> **WORK ITEM**: List each line of the data that holds the string "rrow", please.

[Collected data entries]
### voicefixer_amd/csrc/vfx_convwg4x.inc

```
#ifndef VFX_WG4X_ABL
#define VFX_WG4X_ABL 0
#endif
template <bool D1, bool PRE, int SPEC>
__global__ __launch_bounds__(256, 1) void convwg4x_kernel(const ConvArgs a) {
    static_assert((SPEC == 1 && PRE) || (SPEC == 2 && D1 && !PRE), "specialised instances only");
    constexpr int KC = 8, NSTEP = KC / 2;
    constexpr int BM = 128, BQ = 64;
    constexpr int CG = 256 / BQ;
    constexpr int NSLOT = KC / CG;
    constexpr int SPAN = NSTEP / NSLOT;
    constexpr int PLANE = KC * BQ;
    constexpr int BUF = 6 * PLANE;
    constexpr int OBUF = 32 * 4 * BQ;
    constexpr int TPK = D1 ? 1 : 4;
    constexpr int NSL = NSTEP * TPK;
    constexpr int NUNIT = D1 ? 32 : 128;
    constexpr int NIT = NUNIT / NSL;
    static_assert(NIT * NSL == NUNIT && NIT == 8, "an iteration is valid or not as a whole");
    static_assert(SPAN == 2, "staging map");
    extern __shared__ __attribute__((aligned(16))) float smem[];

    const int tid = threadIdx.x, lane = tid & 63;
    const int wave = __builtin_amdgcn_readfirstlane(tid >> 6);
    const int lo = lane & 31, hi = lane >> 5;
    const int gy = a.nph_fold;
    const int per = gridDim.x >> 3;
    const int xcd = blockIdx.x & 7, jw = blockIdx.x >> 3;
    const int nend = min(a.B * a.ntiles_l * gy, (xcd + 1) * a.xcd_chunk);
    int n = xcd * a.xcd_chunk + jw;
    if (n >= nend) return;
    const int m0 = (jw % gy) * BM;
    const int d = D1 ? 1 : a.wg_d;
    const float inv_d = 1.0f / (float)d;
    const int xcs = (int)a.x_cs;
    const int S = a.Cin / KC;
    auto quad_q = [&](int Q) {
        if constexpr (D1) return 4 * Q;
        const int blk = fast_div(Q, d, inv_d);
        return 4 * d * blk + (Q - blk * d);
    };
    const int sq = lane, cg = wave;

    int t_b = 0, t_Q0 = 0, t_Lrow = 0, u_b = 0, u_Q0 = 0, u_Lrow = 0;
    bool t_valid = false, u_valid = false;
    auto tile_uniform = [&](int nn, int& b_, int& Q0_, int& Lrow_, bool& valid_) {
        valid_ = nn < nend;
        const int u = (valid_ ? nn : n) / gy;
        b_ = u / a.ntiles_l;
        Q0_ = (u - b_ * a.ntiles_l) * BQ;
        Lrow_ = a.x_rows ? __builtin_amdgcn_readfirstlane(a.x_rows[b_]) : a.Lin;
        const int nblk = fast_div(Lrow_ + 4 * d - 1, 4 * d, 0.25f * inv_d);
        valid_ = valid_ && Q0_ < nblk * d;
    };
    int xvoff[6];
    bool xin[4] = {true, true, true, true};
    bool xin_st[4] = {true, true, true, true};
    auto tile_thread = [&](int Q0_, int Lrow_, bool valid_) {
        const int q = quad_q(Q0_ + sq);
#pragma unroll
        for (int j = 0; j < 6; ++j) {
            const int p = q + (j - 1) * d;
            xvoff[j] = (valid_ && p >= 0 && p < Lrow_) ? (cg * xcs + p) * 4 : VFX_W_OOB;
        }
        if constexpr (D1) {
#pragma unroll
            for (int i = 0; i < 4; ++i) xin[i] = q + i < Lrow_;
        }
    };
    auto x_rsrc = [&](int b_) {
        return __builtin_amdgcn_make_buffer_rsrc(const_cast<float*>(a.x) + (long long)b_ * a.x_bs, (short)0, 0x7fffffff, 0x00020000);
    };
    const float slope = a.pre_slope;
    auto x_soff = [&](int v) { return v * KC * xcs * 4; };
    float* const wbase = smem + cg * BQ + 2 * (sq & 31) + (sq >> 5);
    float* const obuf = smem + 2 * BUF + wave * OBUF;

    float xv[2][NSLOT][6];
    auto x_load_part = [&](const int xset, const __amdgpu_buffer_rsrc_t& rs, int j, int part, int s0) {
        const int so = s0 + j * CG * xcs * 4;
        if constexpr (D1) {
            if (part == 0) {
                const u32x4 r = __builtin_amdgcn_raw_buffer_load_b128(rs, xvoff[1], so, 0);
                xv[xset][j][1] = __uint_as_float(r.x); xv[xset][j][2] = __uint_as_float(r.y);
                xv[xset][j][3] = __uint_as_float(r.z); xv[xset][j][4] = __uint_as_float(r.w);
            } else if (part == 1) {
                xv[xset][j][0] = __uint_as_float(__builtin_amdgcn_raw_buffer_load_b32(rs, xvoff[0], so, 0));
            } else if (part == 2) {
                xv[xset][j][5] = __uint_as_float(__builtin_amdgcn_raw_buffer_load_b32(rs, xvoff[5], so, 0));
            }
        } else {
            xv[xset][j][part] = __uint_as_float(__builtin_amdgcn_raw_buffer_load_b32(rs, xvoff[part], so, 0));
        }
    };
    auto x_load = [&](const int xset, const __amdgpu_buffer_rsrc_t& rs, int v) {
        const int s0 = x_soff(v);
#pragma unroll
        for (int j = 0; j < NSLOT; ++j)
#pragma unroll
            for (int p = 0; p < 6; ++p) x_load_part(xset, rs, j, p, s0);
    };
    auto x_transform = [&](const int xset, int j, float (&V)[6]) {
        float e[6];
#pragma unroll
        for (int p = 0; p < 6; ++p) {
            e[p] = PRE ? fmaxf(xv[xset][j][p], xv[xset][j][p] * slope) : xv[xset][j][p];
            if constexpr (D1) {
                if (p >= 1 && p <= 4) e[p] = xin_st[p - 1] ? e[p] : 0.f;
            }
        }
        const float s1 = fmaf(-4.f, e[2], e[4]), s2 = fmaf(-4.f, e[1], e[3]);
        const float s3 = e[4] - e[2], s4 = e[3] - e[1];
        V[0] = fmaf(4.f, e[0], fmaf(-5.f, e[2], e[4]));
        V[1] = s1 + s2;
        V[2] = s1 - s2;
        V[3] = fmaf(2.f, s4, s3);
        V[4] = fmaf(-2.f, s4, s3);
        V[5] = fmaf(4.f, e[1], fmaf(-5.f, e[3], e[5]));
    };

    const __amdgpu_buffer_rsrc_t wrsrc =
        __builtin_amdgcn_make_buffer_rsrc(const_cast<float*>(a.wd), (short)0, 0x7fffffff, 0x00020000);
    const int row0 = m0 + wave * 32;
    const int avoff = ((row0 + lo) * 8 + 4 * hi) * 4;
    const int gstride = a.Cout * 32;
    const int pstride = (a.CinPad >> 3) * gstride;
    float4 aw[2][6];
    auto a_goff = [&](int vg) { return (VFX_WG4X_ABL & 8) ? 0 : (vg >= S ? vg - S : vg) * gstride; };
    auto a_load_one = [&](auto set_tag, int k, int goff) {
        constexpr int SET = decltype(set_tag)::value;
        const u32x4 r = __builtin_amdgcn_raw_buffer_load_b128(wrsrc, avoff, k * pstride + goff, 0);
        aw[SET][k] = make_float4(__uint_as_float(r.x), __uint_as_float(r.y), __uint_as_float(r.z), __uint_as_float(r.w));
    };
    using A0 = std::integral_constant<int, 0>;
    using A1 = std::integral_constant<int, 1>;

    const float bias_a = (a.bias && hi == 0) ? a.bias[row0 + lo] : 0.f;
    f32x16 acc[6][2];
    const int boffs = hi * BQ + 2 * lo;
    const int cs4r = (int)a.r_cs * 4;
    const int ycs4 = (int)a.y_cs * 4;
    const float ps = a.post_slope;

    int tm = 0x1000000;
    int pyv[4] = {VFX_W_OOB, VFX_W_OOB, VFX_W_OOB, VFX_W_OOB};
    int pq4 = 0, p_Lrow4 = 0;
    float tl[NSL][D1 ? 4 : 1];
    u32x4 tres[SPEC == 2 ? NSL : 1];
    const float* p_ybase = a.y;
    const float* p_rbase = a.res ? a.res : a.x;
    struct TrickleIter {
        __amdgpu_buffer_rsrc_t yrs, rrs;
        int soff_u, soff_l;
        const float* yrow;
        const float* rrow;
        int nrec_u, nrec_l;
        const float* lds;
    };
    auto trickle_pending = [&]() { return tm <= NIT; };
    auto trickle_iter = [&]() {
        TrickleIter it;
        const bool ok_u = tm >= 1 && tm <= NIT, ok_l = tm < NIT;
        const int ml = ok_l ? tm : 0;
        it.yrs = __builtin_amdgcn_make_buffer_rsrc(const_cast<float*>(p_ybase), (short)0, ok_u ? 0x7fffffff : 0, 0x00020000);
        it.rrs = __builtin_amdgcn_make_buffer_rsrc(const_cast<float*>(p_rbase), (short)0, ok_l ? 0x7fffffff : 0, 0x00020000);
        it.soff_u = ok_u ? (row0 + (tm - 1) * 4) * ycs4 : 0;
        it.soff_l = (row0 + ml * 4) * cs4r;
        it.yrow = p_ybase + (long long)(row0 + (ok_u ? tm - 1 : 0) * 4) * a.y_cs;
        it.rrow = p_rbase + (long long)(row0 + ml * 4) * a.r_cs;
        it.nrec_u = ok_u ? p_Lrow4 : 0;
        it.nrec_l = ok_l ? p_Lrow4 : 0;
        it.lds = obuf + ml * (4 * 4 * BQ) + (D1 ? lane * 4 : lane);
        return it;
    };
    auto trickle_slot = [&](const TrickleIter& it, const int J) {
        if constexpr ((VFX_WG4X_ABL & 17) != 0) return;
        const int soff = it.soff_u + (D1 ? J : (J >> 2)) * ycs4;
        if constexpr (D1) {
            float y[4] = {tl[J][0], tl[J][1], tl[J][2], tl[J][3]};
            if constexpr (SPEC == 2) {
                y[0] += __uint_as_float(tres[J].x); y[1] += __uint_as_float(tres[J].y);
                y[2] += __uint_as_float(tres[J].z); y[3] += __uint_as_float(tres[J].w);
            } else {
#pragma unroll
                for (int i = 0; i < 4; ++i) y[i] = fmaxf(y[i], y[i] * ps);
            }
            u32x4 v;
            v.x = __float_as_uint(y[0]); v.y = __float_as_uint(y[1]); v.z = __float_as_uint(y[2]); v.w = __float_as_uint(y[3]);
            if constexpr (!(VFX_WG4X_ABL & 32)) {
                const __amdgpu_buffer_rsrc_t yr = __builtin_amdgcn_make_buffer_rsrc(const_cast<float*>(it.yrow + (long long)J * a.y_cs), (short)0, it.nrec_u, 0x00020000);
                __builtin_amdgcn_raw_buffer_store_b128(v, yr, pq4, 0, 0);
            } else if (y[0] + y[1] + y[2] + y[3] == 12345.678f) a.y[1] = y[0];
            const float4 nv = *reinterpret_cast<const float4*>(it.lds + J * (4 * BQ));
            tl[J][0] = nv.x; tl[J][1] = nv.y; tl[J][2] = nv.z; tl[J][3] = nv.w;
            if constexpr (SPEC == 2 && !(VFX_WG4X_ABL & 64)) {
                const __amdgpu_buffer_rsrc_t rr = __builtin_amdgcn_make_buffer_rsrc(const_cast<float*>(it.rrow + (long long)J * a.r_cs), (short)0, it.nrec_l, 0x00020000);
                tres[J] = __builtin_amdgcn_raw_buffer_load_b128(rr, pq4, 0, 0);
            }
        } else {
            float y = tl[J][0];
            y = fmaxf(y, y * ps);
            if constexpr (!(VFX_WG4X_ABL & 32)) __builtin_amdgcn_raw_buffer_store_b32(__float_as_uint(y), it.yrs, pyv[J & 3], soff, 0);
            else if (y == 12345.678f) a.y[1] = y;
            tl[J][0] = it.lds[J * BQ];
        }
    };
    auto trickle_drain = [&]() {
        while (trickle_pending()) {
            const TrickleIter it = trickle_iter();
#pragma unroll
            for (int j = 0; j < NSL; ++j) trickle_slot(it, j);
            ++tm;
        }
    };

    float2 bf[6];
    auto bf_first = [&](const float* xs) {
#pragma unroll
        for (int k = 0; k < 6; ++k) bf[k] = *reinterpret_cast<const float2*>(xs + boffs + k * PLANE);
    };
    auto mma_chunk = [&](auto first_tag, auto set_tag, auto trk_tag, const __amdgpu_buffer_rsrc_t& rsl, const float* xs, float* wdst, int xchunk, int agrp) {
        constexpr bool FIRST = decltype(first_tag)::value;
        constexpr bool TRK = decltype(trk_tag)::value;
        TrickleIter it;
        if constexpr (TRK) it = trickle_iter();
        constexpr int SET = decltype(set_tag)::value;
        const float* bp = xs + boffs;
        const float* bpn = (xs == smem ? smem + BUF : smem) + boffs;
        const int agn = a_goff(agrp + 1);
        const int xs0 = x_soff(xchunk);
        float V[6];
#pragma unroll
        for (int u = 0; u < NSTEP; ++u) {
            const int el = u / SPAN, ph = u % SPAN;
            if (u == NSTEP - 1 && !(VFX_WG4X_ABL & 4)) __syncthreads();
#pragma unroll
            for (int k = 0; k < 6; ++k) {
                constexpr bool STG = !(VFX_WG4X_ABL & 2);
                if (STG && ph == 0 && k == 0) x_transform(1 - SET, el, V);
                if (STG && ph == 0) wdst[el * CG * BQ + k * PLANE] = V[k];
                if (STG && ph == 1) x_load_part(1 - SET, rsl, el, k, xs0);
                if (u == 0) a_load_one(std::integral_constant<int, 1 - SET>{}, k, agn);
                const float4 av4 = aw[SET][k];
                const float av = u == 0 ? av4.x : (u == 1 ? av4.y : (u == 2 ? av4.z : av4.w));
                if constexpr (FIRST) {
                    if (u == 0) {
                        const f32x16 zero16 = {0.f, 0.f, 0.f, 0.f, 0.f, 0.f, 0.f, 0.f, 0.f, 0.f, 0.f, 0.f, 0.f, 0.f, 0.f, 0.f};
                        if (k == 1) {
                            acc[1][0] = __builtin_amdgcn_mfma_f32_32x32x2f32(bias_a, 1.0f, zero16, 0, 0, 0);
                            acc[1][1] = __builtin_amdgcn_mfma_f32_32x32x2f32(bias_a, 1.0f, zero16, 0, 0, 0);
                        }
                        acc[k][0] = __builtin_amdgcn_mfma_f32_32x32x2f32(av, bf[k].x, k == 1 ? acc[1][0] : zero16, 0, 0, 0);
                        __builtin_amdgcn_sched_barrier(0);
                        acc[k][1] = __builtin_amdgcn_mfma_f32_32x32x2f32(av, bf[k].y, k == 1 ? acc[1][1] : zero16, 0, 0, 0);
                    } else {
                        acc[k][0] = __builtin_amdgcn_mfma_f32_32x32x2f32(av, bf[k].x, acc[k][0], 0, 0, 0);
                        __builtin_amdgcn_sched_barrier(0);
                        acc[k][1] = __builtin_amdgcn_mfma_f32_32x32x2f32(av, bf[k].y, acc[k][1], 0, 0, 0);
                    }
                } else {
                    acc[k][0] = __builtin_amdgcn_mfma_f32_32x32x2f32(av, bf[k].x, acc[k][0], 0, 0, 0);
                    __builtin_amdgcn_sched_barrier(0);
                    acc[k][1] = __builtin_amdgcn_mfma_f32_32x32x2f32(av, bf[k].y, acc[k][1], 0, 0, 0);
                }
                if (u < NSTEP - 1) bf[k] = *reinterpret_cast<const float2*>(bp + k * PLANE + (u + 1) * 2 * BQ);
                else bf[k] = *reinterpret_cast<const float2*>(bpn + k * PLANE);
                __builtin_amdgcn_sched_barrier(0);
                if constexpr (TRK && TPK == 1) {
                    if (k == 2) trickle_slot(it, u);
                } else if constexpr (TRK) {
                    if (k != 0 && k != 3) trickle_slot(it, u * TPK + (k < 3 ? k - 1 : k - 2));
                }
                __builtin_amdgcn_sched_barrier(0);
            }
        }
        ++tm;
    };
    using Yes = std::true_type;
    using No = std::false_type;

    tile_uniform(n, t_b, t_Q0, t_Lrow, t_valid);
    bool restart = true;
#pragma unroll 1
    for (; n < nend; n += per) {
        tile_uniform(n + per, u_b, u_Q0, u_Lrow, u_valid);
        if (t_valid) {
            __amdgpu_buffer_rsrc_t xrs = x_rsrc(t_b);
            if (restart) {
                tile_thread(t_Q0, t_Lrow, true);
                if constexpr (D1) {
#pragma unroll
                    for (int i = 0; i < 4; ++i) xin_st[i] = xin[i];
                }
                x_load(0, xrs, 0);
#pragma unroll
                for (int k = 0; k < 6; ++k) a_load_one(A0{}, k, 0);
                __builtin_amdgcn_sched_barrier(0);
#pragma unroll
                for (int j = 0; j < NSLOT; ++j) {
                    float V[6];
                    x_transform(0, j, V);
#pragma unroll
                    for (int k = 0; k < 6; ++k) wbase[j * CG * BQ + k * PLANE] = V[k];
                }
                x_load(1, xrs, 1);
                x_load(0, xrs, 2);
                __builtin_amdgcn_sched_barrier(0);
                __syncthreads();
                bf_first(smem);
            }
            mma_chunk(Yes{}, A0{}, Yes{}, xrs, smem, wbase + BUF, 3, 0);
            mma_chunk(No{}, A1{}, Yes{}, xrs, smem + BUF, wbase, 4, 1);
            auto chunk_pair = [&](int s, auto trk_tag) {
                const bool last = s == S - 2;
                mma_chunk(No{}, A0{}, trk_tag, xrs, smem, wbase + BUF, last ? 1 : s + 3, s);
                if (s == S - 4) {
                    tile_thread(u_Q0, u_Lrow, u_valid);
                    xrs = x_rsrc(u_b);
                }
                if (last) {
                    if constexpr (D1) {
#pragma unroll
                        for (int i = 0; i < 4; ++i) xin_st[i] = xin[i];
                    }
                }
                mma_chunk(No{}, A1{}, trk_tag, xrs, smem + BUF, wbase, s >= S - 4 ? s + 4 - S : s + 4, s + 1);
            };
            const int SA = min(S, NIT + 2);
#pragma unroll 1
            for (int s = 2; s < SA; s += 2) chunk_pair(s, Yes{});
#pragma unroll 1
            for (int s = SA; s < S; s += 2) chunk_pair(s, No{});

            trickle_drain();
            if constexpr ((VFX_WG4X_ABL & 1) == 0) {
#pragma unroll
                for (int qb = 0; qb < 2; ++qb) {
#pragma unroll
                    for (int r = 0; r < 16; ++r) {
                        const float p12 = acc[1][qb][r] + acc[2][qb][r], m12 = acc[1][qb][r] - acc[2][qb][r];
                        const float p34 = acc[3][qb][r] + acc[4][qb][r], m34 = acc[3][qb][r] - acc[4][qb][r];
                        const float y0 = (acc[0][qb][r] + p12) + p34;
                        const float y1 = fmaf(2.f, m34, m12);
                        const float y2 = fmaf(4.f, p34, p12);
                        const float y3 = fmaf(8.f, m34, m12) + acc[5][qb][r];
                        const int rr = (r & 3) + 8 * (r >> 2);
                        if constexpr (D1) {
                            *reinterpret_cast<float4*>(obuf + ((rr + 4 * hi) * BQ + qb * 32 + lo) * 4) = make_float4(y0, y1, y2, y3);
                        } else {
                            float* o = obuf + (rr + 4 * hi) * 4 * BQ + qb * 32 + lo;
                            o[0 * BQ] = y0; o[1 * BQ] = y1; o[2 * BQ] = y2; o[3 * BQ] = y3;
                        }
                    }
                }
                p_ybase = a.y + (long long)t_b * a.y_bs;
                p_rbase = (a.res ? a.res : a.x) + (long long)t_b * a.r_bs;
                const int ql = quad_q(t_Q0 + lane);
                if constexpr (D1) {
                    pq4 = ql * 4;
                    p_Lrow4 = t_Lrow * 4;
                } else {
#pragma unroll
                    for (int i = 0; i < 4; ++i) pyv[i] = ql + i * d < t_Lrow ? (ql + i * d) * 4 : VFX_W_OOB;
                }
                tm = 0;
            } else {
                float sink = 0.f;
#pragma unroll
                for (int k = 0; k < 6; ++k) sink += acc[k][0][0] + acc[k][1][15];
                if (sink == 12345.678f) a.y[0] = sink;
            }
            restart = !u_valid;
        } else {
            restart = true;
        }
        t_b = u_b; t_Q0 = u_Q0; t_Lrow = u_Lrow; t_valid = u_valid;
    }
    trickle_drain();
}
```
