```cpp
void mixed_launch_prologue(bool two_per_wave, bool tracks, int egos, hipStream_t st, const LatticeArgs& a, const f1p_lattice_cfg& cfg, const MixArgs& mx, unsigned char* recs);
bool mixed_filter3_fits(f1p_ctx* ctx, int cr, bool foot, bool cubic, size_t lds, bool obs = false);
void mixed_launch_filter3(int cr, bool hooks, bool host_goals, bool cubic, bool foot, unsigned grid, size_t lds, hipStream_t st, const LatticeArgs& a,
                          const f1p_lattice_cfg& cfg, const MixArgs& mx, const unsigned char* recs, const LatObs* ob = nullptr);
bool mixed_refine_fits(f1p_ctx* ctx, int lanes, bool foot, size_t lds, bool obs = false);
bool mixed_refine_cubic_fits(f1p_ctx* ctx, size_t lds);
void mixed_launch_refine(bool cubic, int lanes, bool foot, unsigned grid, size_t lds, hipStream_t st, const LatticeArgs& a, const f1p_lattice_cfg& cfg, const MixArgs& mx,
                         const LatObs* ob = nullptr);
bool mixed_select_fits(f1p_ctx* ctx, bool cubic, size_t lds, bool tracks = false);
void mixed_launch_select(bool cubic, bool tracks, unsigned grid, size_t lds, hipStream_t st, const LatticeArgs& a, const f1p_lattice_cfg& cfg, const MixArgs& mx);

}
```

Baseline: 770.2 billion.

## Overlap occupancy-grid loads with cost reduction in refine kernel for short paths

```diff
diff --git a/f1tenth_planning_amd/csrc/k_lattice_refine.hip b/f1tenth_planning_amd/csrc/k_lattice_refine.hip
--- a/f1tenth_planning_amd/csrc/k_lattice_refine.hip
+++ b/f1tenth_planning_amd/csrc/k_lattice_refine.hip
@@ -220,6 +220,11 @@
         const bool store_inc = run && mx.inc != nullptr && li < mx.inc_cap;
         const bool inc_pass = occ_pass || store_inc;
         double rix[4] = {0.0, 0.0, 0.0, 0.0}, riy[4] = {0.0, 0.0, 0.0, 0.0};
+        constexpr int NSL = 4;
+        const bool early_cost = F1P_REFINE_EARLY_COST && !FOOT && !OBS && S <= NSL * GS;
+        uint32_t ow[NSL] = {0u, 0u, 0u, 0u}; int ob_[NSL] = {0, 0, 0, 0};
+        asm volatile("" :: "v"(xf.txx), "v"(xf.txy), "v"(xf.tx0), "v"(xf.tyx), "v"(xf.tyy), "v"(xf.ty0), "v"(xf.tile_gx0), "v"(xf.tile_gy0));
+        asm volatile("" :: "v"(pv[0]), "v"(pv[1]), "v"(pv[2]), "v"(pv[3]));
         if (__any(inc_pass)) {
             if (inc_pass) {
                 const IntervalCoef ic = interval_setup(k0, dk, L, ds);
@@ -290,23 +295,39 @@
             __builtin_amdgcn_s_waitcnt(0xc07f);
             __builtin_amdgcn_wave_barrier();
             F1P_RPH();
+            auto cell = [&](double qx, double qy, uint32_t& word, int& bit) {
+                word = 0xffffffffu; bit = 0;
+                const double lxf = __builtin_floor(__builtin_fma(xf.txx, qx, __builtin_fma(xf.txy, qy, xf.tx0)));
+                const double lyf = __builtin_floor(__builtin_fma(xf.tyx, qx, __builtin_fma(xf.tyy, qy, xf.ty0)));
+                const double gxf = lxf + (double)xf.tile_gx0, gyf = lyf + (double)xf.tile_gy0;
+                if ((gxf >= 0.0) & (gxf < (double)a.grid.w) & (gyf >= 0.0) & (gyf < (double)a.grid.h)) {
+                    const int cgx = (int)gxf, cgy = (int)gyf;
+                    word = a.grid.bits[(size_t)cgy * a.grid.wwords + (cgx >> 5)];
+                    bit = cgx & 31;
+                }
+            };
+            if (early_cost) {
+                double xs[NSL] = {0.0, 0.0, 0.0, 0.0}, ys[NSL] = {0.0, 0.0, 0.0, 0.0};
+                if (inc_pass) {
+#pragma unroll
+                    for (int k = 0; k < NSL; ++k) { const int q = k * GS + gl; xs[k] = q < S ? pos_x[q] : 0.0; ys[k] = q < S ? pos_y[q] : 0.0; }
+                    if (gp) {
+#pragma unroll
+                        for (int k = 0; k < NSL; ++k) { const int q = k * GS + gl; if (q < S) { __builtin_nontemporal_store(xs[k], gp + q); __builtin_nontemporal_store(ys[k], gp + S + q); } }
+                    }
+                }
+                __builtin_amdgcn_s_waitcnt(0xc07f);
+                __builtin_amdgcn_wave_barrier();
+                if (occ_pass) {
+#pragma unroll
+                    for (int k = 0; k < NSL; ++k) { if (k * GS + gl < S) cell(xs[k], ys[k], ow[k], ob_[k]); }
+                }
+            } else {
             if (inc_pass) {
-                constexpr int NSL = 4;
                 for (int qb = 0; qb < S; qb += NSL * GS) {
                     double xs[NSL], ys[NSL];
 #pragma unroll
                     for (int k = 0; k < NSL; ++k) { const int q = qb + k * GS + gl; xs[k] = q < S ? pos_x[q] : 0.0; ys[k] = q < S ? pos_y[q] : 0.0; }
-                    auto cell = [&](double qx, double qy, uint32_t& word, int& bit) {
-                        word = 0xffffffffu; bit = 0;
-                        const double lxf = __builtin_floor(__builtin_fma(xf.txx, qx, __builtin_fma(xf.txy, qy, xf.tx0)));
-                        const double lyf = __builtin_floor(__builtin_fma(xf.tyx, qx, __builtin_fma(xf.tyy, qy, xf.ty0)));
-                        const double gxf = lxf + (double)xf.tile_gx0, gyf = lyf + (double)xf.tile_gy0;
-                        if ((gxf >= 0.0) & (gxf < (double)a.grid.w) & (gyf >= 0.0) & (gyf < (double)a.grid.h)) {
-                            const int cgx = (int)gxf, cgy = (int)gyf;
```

> **TASK OUTPUT**:
        const float* rrow;
        it.rrow = p_rbase + (long long)(row0 + ml * 4) * a.r_cs;
                const __amdgpu_buffer_rsrc_t rr = __builtin_amdgcn_make_buffer_rsrc(const_cast<float*>(it.rrow + (long long)J * a.r_cs), (short)0, it.nrec_l, 0x00020000);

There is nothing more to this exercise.